Prime Minister Narendra Modi has taken a dig at critics of his cash ban after the government data showed surprisingly strong growth that helped India to retain its position as the world’s fastest-growing economy, even after demonetisation.
“Well known intellectuals from Harvard and Oxford, who have been at key positions in the Indian economic system, had said that the GDP would go down by 2 percent, some others said it would go down by 4 percent,” Modi said.
“On one hand, there are these intellectuals who talk about Harvard and on the other, there is this son of a poor mother, who is trying to change the economy of the country through hard work. In fact, hard work is much more powerful than Harvard,” he said.
“This does not add up,” Sonal Varma, an economist at Nomura Holdings Inc., wrote in a report after the data was published. “Is India becoming another China, with incredible growth momentum and statistics nobody quite believes?” Bloomberg View columnist Mihir Sharma wrote.

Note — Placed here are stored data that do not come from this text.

Measured before the change: 201.5.

## Split attention K/V staging into halves and overlap second half with compute

The sequence-attention forward kernel now stages K/V into LDS in two halves. The first half is committed before compute starts, while the second half's loads and RoPE tables are held in registers and committed after the first query fragment is processed. Query fragments are reassigned so the first pass touches only the first half of keys, with a half-width transposed read at the boundary. The goal is to hide global-load latency of the second K/V half behind the first fragment's MFMA work, at the cost of more registers, an extra barrier and new ownership logic. It is gated by a new option that is on by default.

```diff
diff --git a/myriad_amd/csrc/attn_seq.hip b/myriad_amd/csrc/attn_seq.hip
--- a/myriad_amd/csrc/attn_seq.hip
+++ b/myriad_amd/csrc/attn_seq.hip
@@ -22,7 +22,9 @@
   int nslab; long slab; int ldd;
   bf16_t* dqkv;
   long long* trace;
+  int pipe;
 };
+#define AS_ORDER() __builtin_amdgcn_sched_barrier(0)
 #define AS_STAMP(i) if (p.trace && blockIdx.x == 0 && blockIdx.y == 0 && (threadIdx.x == 0 || threadIdx.x == 448)) p.trace[(threadIdx.x ? 16 : 0) + (i)] = (long long)__builtin_amdgcn_s_memrealtime();
 
 __device__ __forceinline__ void as_rope_pair(short8_t& a, short8_t& b, const float* cs, const float* sn, float sign) {
@@ -111,6 +113,122 @@
 }
 
 #define AS_NEG_INF (-__builtin_inff())
+
+struct AsTab { float4_t c0, c1, s0, s1; };
+__device__ __forceinline__ AsTab as_tab_load(const float* cs, const float* sn) {
+  AsTab t;
+  t.c0 = *reinterpret_cast<const float4_t*>(cs); t.c1 = *reinterpret_cast<const float4_t*>(cs + 4);
+  t.s0 = *reinterpret_cast<const float4_t*>(sn); t.s1 = *reinterpret_cast<const float4_t*>(sn + 4);
+  return t;
+}
+__device__ __forceinline__ void as_rope_pair(short8_t& a, short8_t& b, const AsTab& t, float sign) {
+#pragma clang fp contract(off)
+  short8_t oa, ob;
+#pragma unroll
+  for (int e = 0; e < 8; ++e) {
+    const float c = e < 4 ? t.c0[e & 3] : t.c1[e & 3], s = e < 4 ? t.s0[e & 3] : t.s1[e & 3];
+    const float x1 = bf2f((bf16_t)a[e]), x2 = bf2f((bf16_t)b[e]);
+    oa[e] = (short)f2bf(__builtin_fmaf(x1, c, -((sign * x2) * s)));
+    ob[e] = (short)f2bf(__builtin_fmaf(x2, c, (sign * x1) * s));
+  }
+  a = oa;
+  b = ob;
+}
+__device__ __forceinline__ void as_qtab_load(AsTab (&t)[2], const float* cs, const float* sn, int ps, int lg, bool live) {
+  t[0] = as_tab_load(cs + (size_t)ps * 64 + lg * 8, sn + (size_t)ps * 64 + lg * 8);
+  t[1] = as_tab_load(cs + (size_t)ps * 64 + 32 + lg * 8, sn + (size_t)ps * 64 + 32 + lg * 8);
+}
+__device__ __forceinline__ void as_qrope(short8_t (&f)[4], const AsTab (&t)[2], bool live) {
+  as_rope_pair(f[0], f[2], t[0], 1.f);
+  as_rope_pair(f[1], f[3], t[1], 1.f);
+  if (!live) f[0] = f[1] = f[2] = f[3] = (short8_t){0, 0, 0, 0, 0, 0, 0, 0};
+}
+
+#define AS_HKIT 2
+#define AS_HVIT 3
+struct AsHalf {
+  short8_t ka[AS_HKIT], kb[AS_HKIT], v[AS_HVIT];
+  int kps[AS_HKIT];
+};
+__device__ __forceinline__ void as_half_pos(AsHalf& st, const int* pos, int S, int r0, int r1) {
+#pragma unroll
+  for (int u = 0; u < AS_HKIT; ++u) {
+    const int row = r0 + ((threadIdx.x + u * AS_NW * 64) >> 3);
+    st.kps[u] = pos[row < S ? row : S - 1];
+  }
+}
+__device__ __forceinline__ void as_half_issue(AsHalf& st, const bf16_t* kbase, const bf16_t* vbase, long ld, int S, int r0, int r1) {
+#pragma unroll
+  for (int u = 0; u < AS_HKIT; ++u) {
+    const int it = threadIdx.x + u * AS_NW * 64, row = r0 + (it >> 3), c = (it & 7) * 8;
+    const long rc = row < S ? row : S - 1;
+    st.ka[u] = *reinterpret_cast<const short8_t*>(kbase + rc * ld + c);
+    st.kb[u] = *reinterpret_cast<const short8_t*>(kbase + rc * ld + c + 64);
+  }
+#pragma unroll
+  for (int u = 0; u < AS_HVIT; ++u) {
+    const int it = threadIdx.x + u * AS_NW * 64, row = r0 + (it >> 4), c = (it & 15) * 8;
+    const long rc = row < S ? row : S - 1;
+    st.v[u] = *reinterpret_cast<const short8_t*>(vbase + rc * ld + c);
+  }
+}
+__device__ __forceinline__ void as_half_tabs(AsTab (&t)[AS_HKIT], const AsHalf& st, const float* cs, const float* sn, int S, int r0,
+                                             int r1) {
+#pragma unroll
+  for (int u = 0; u < AS_HKIT; ++u) {
+    const int it = threadIdx.x + u * AS_NW * 64, row = r0 + (it >> 3), c = (it & 7) * 8;
+    t[u] = as_tab_load(cs + (size_t)st.kps[u] * 64 + c, sn + (size_t)st.kps[u] * 64 + c);
+  }
+}
+__device__ __forceinline__ void as_half_commit(AsHalf& st, const AsTab (&t)[AS_HKIT], bf16_t* kimg, bf16_t* vimg, int S, int r0,
+                                               int r1) {
+#pragma unroll
+  for (int u = 0; u < AS_HKIT; ++u) {
+    const int it = threadIdx.x + u * AS_NW * 64, row = r0 + (it >> 3), c = (it & 7) * 8;
+    if (row >= r1) continue;
+    as_rope_pair(st.ka[u], st.kb[u], t[u], 1.f);
+    if (row >= S) st.ka[u] = st.kb[u] = (short8_t){0, 0, 0, 0, 0, 0, 0, 0};
+    *reinterpret_cast<short8_t*>(kimg + row * AS_RS + c) = st.ka[u];
+    *reinterpret_cast<short8_t*>(kimg + row * AS_RS + c + 64) = st.kb[u];
+  }
+#pragma unroll
+  for (int u = 0; u < AS_HVIT; ++u) {
+    const int it = threadIdx.x + u * AS_NW * 64, row = r0 + (it >> 4), c = (it & 15) * 8;
+    if (row >= r1) continue;
+    if (row >= S) st.v[u] = (short8_t){0, 0, 0, 0, 0, 0, 0, 0};
+    *reinterpret_cast<short8_t*>(vimg + row * AS_RS + c) = st.v[u];
+  }
+}
+
+__device__ __forceinline__ void as_row_load(short8_t (&f)[4], const bf16_t* base, long ld, int row, int S, int lg) {
+#pragma unroll
+  for (int kk = 0; kk < 4; ++kk) {
+    f[kk] = *reinterpret_cast<const short8_t*>(base + (long)(row < S ? row : S - 1) * ld + kk * 32 + lg * 8);
+  }
+}
+
+__device__ __forceinline__ int as_own_pipe(int nf, int wave, int which, bool two) {
+  if (!two) {
+    const int f = which == 0 ? nf - 1 - wave : nf - 16 + wave;
+    return (f >= 0 && f < nf) ? f : -1;
+  }
+  const int h0 = (nf + 1) >> 1;
+  if (which == 0) {
+    const int i = (0xF20143FFu >> (4 * wave)) & 15;
+    return i < h0 ? h0 - 1 - i : -1;
+  }
+  const int i = wave < 4 ? wave : (wave == 7 ? 4 : 15);
+  return i < nf - h0 ? nf - 1 - i : -1;
+}
+__device__ __forceinline__ bool as_two_stage(int pipe, int nf) { return pipe && nf >= 3; }
+
+__device__ __forceinline__ short8_t as_frag_tr(const bf16_t* img, int jd, int c, int lr, int lg, bool lo_only) {
+  if (!lo_only) return lds_frag_tr<AS_RS>(img, jd, c, lr, lg);
+  const bf16_t* q = img + (32 * c + 4 * lg + (lr >> 2)) * AS_RS + 16 * jd + 4 * (lr & 3);
+  const short4_t a = __builtin_amdgcn_ds_read_tr16_b64_v4i16((lds_short4_t*)q);
+  return (short8_t){a[0], a[1], a[2], a[3], 0, 0, 0, 0};
+}
+
 
 __global__ __launch_bounds__(AS_NW * 64) void attn_seq_fwd_kernel(AttnSeqParams p) {
   extern __shared__ __attribute__((aligned(16))) char smem[];
@@ -128,32 +246,44 @@
   kv_valid = kv_valid < S ? kv_valid : S;
 
   const int rows = ((nf + 1) & ~1) * 16;
+  const bool two = as_two_stage(p.pipe, nf);
+  const int h0 = (nf + 1) >> 1, hrow = two ? 16 * h0 : (rows < 80 ? rows : 80);
   short8_t qa[4], qn[4];
+  AsHalf s1;
+  AsTab t1[AS_HKIT], tqn[2];
+  const int f0 = as_own_pipe(nf, wave, 0, two), f1 = as_own_pipe(nf, wave, 1, two);
+  const int r0 = f0 >= 0 ? 16 * f0 + lr : S, r1 = f1 >= 0 ? 16 * f1 + lr : S;
   {
-    AsStage st;
-    as_stage_issue(st, kb, vb, p.ld, S, rows, pos);
-    const int f0 = as_own(nf, wave, 0), f1 = as_own(nf, wave, 1);
-    const int r0 = f0 >= 0 ? 16 * f0 + lr : S, r1 = f1 >= 0 ? 16 * f1 + lr : S;
+    AsHalf s0;
+    AsTab t0[AS_HKIT], tqa[2];
+    as_half_pos(s0, pos, S, 0, hrow);
+    as_half_pos(s1, pos, S, hrow, rows);
     int ps0 = 0, ps1 = 0;
-    if (r0 < S) ps0 = pos[r0];
-    if (r1 < S) ps1 = pos[r1];
-    as_row_frags<false>(qa, qb, p.ld, r0, S, lg, pos, nullptr, nullptr);
-    as_row_frags<false>(qn, qb, p.ld, r1, S, lg, pos, nullptr, nullptr);
-    as_stage_commit(st, Ks, Vs, S, rows, p.cos_tab, p.sin_tab);
-    if (r0 < S) {
-      as_rope_pair(qa[0], qa[2], p.cos_tab + (size_t)ps0 * 64 + lg * 8, p.sin_tab + (size_t)ps0 * 64 + lg * 8, 1.f);
-      as_rope_pair(qa[1], qa[3], p.cos_tab + (size_t)ps0 * 64 + 32 + lg * 8, p.sin_tab + (size_t)ps0 * 64 + 32 + lg * 8, 1.f);
-    }
-    if (r1 < S) {
-      as_rope_pair(qn[0], qn[2], p.cos_tab + (size_t)ps1 * 64 + lg * 8, p.sin_tab + (size_t)ps1 * 64 + lg * 8, 1.f);
-      as_rope_pair(qn[1], qn[3], p.cos_tab + (size_t)ps1 * 64 + 32 + lg * 8, p.sin_tab + (size_t)ps1 * 64 + 32 + lg * 8, 1.f);
-    }
+    ps0 = pos[r0 < S ? r0 : S - 1];
+    ps1 = pos[r1 < S ? r1 : S - 1];
+    as_half_issue(s0, kb, vb, p.ld, S, 0, hrow);
+    as_row_load(qa, qb, p.ld, r0, S, lg);
+    AS_ORDER();
+    as_half_tabs(t0, s0, p.cos_tab, p.sin_tab, S, 0, hrow);
+    as_qtab_load(tqa, p.cos_tab, p.sin_tab, ps0, lg, r0 < S);
+    AS_ORDER();
+    as_half_issue(s1, kb, vb, p.ld, S, hrow, rows);
+    as_row_load(qn, qb, p.ld, r1, S, lg);
+    AS_ORDER();
+    as_half_commit(s0, t0, Ks, Vs, S, 0, hrow);
+    as_qrope(qa, tqa, r0 < S);
+    AS_ORDER();
+    as_half_tabs(t1, s1, p.cos_tab, p.sin_tab, S, hrow, rows);
+    as_qtab_load(tqn, p.cos_tab, p.sin_tab, ps1, lg, r1 < S);
+  }
+  if (!two) {
+    as_half_commit(s1, t1, Ks, Vs, S, hrow, rows);
+    as_qrope(qn, tqn, r1 < S);
   }
   __syncthreads();
 
-#pragma unroll 1
-  for (int which = 0; which < 2; ++which) {
-    const int f = as_own(nf, wave, which);
+  auto run_fragment = [&](const int which) __attribute__((always_inline)) {
+    const int f = as_own_pipe(nf, wave, which, two);
     if (f >= 0) {
       const int qi = 16 * f + lr;
       float4_t acc[8];
@@ -162,6 +292,7 @@
       float mrun = AS_NEG_INF, lsum = 0.f;
 #pragma unroll 1
       for (int c = 0; 2 * c <= f; ++c) {
+        const bool lo_only = two && !which && 2 * c + 1 >= h0;
         float4_t s[2];
         float tmax = AS_NEG_INF;
 #pragma unroll
@@ -200,7 +331,7 @@
 #pragma unroll
         for (int jd = 0; jd < 8; ++jd) {
           acc[jd] *= alpha;
-          acc[jd] = __builtin_amdgcn_mfma_f32_16x16x32_bf16(lds_frag_tr<AS_RS>(Vs, jd, c, lr, lg), pb, acc[jd], 0, 0, 0);
+          acc[jd] = __builtin_amdgcn_mfma_f32_16x16x32_bf16(as_frag_tr(Vs, jd, c, lr, lg, lo_only), pb, acc[jd], 0, 0, 0);
         }
       }
       lsum += __shfl_xor(lsum, 16, 64);
@@ -218,9 +349,16 @@
         if (p.lse && lg == 0) p.lse[((long)b * p.H + h) * S + qi] = (lsum > 0.f) ? mrun + __logf(lsum) : AS_NEG_INF;
       }
     }
-#pragma unroll
-    for (int kk = 0; kk < 4; ++kk) qa[kk] = qn[kk];
-  }
+  };
+  run_fragment(0);
+#pragma unroll
+  for (int kk = 0; kk < 4; ++kk) qa[kk] = qn[kk];
+  if (two) {
+    as_half_commit(s1, t1, Ks, Vs, S, hrow, rows);
+    as_qrope(qa, tqn, r1 < S);
+    __syncthreads();
+  }
+  run_fragment(1);
 }
 
 __device__ __forceinline__ void as_dout_frags(short8_t (&f)[4], const AttnSeqParams& p, long tok, int col0, bool live, int lg) {
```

GDP grew 7 percent in October-December, data showed, a slight slowing from the previous year’s 7.3 percent but far stronger than the median 6.1 percent estimates in a Bloomberg survey of economists.
Among critics of demonetization were Nobel Prize winner Amartya Sen, a Harvard professor; Lawrence Summers, former U.S. treasury secretary and president emeritus of Harvard University; Kaushik Basu, former chief economist to the World Bank who also advised India’s government and taught at Harvard; former Finance Minister Palaniappan Chidambaram, who was educated at Harvard; and Modi’s predecessor Manmohan Singh, who read economics at Oxford. Singh had told lawmakers the cash ban could strip as much as 2 percentage points off GDP.
“The prime minister making a sarcastic dig at an election rally has revealed his political desperation,” said Sanjay Jha, a spokesman of the main opposition Congress party. “These are estimates that are bound to see a downward revision, because in reality they have not factored in the impact on the informal sector, which was most affected by the demonetization. The number deserves further public scrutiny.”
“Those who are being projected as Harvard and Oxford supporters are those who have been very strongly critical of various policies the government adopted, including demonetization,” said Sandeep Shastri, pro-vice chancellor at Jain University in Bengaluru.
“The prime minister stands to project himself as representing a line of thinking which challenges what could be called the mainstream or elite way of looking at issues” and divergence between the extremes is only set to increase, he said.